Scottish Art Specialists Alice Strang and Chantal de Prez viewing the forthcoming auction. Credit: Stewart Attwood
Scottish Art Specialists Alice Strang and Chantal de Prez viewing the forthcoming auction. Credit: Stewart Attwood

Women artists take centre stage at Lyon & Turnbull’s flagship winter sale

The work of women artists took centre stage at fine art auctioneers Lyon & Turnbull’s flagship winter Scottish painting sale this year. 

A rare painting by Anne Estelle Rice, whose work became eclipsed during her lifetime by former partner, the Scottish Colourist John Duncan Fergusson, sold for £112,700. 

Rice’s A Bowl of Fruit had been estimated to fetch between £30,000 and £50,00.

The work was created by Rice in 1911 during a key period when she and Fergusson were living in Paris and were steeped first hand in Post-Impressionism and the latest developments in French art. 

ANNE ESTELLE RICE (AMERICAN 1877-1959) – A BOWL OF FRUIT – LYON & TURNBULL

This included the works of the Fauves (tr: Wild Beasts), such as Henri Matisse and André Derain. 

Lyon & Turnbull’s Alice Strang described it as a ‘a highly confident, sensually charged and boldly coloured image of female empowerment, which re-casts some of Paul Gauguin’s interests from a female perspective.’

Other highlights of the sale, the overall total of which was £1.43million, included a work by revered Anglo-Scottish artist Joan Eardley.

The pastel drawing, Girl in Striped Jersey, exceeded its £15,000-£20,000 estimate to sell for £30,200, pointing to increasing demand for the work of Eardley.

BESSIE MACNICOL (SCOTTISH 1869-1904) THE VEILED HAT (PORTRAIT OF THE ARTIST’S SISTER) – LYON & TURNBULL

A beautiful painting by Bessie MacNicol, of her sister Minnie, sold for £47,700, more than doubling its estimate.

There was also strong interest in a painting by acclaimed Scottish artist, Anne Redpath, focusing on a key period in her life in the 1940s and 1950s when she beginning to receive recognition within a male-dominated art world.

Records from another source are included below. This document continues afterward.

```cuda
#define H3D_CUDA(expr)                                                     \
    do {                                                                   \
        cudaError_t _e = (expr);                                           \
        if (_e != cudaSuccess) return h3d::cuda_fail(_e, #expr, __FILE__, __LINE__); \
    } while (0)

#define H3D_CHECK_LAUNCH() H3D_CUDA(cudaGetLastError())

// ... 167 lines not shown
    int Cout, Cout_pad;
    Split y;
    int Cy_total, cy_off;
    float* yf;
    int Cyf_total, cyf_off;
    int B, H, W, k, leaky;
    int passes;
    float corr_scale = 0.f;
    Half16 half;
    int pool = 0;
    int* err_flag = nullptr;
};
struct TcTuning {
    int bn = 0;
    int chunk_kb = 0;
    int no_side_stream = 0, no_pool_fusion = 0, lift_direct = 0;
    int c3_ffma = 0;
    int no_seg_fusion = 0;
    int fc_chain = 1;
    int pdl = 1;
};
TcTuning& tc_tuning();
int tc_set_tuning(const char* key, int value);
struct FcLayerDesc {
    Split x; int x_stride, in_features;
    Split w; const float* bias; int out_features, out_pad;
    const float* w_scale = nullptr;
    Split y; int y_stride;
    float* yf; int yf_stride;
    int leaky;
};
struct FcChainDesc { FcLayerDesc layer[4]; int num_layers = 0; };
struct FcChainPlan;
FcChainPlan* fc_chain_plan_create(const FcChainDesc* chains, int num_chains, int B, Half16 half, const float* can, const float* uxyz,
                                  unsigned int* counter, int* err_flag);
void fc_chain_plan_destroy(FcChainPlan* p);
int fc_chain_launch(const FcChainPlan* p, const float* hand_side, float* rot, float* out, cudaStream_t s);
TcConvPlan* tc_conv_plan_create(const TcConvDesc& d, int* rc = nullptr);
void tc_conv_plan_destroy(TcConvPlan* p);
int tc_conv_launch(const TcConvPlan* p, cudaStream_t s);
int64_t tc_conv_flops(const TcConvPlan* p);
int tc_num_sms();
void tc_conv_geometry(int B, int H, int W, int Cout_pad, int pool, int passes, int out[4]);

int launch_pack_conv_w(const float* w_hwio, const float* bias, Split out, float* bias_pad, float* w_scale, int k, int Cin, int Cout,
                       int Cin_pad, int Cout_pad, bool dgrad, Half16 half, cudaStream_t s);
int conv_grad_prep_blocks(int64_t pixels, int64_t* pixels_per_block);
int launch_conv_grad_prep(const float* dy, const float* y, Split out, float* db_part, int B, int H, int W, int Cout, int Cout_pad,
                          int stride, int leaky, cudaStream_t s);
int launch_bias_grad_reduce(const float* db_part, int nblk, int Cout, int Cout_pad, float* db, cudaStream_t s);
struct WgradDesc {
    Split x;
    Split dy;
    int B, H, W, Cin, Cout, Cin_pad, Cout_pad, k, passes;
    float* partial;
    float* dw;
    int* err_flag;
};
// ... 28 lines not shown
```

### hand3d_b200/csrc/conv_wgmma.cu

```cuda
#include <cuda.h>

#include <algorithm>
#include <cstdlib>
#include <cstring>
#include <vector>

#include "common.cuh"
#include "split_fmt.cuh"
#include "wgmma_common.cuh"

namespace h3d {

namespace {

constexpr int BM = 128;
constexpr int BK = 64;
constexpr int kThreads = 384;
constexpr int kConsumerThreads = 256;
constexpr int A_TILE_BYTES = BM * BK * 2;
constexpr int STG_COLS = 64;
constexpr int STG_PITCH = STG_COLS + 1;
constexpr int STG_BYTES = BM * STG_PITCH * 4;
constexpr int kSmemBudget = 227 * 1024 - 2048 - STG_BYTES;

__host__ __device__ constexpr int stage_bytes(int BN, int PASSES) { return (PASSES >= 3 ? 2 : 1) * (A_TILE_BYTES + BN * BK * 2); }
__host__ __device__ constexpr int num_stages(int BN, int PASSES) {
    return kSmemBudget / stage_bytes(BN, PASSES) > 8 ? 8 : kSmemBudget / stage_bytes(BN, PASSES);
}
__host__ __device__ constexpr int smem_bytes(int BN, int PASSES) { return num_stages(BN, PASSES) * stage_bytes(BN, PASSES) + STG_BYTES + 2048; }

struct TcParams {
    const float* bias;
    uint16_t* y_hi; uint16_t* y_lo; uint8_t* y_l8; uint8_t* y_h8; int Cy_total, cy_off;
    float corr_scale;
    float* yf; int Cyf_total, cyf_off;
    int B, H, W, k, pad, cin_chunks;
    int TW, TH, TB, tiles_w, tiles_h, n_tiles, num_tiles;
    int n_valid;
    int pool;
    int chunk_kb;
    int leaky;
    int* err_flag;
    const float* w_scale;
};

template <int PASSES, bool FP16, bool SMEM_SCALE = false>
__device__ __forceinline__ void epilogue_store32(const TcParams& p, const float* a, int64_t pix, int n, bool valid, const float* w_scale) {
    float f[32];
    const float4* bp = reinterpret_cast<const float4*>(p.bias + n);
#pragma unroll
    for (int q = 0; q < 8; ++q) {
        const float4 bv = __ldg(bp + q);
        if (PASSES == 4) {
            f[4 * q + 0] = fmaf(a[4 * q + 0], p.corr_scale, bv.x);
            f[4 * q + 1] = fmaf(a[4 * q + 1], p.corr_scale, bv.y);
// ... 185 lines not shown
        fence_regs<NR8>(acc8);
        if constexpr (PASSES == 4) {
#pragma unroll
            for (int i = 0; i < NR; ++i) acc[i] += acc8[i];
        }
        if (kb0 == 0) {
#pragma unroll
            for (int i = 0; i < NR; ++i) racc[i] = acc[i];
        } else {
#pragma unroll
            for (int i = 0; i < NR; ++i) racc[i] += acc[i];
        }
    }
}
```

Farm at Spittal on Rule sold for £27,000.

An iconic depiction of Kelso in the Scottish Borders, painted by William Daniell in the early nineteenth century, achieved a world record for one of his views of British landmarks.

WILLIAM DANIELL R.A. (BRITISH 1769-1837) VIEW OF THE NEW BRIDGE OVER THE RIVER TWEED AT KELSO – LYON & TURNBULL

Daniell’s View of the New Bridge over the River Tweed at Kelso, which had an estimate of £15,000-£20,000, sold for £150,200.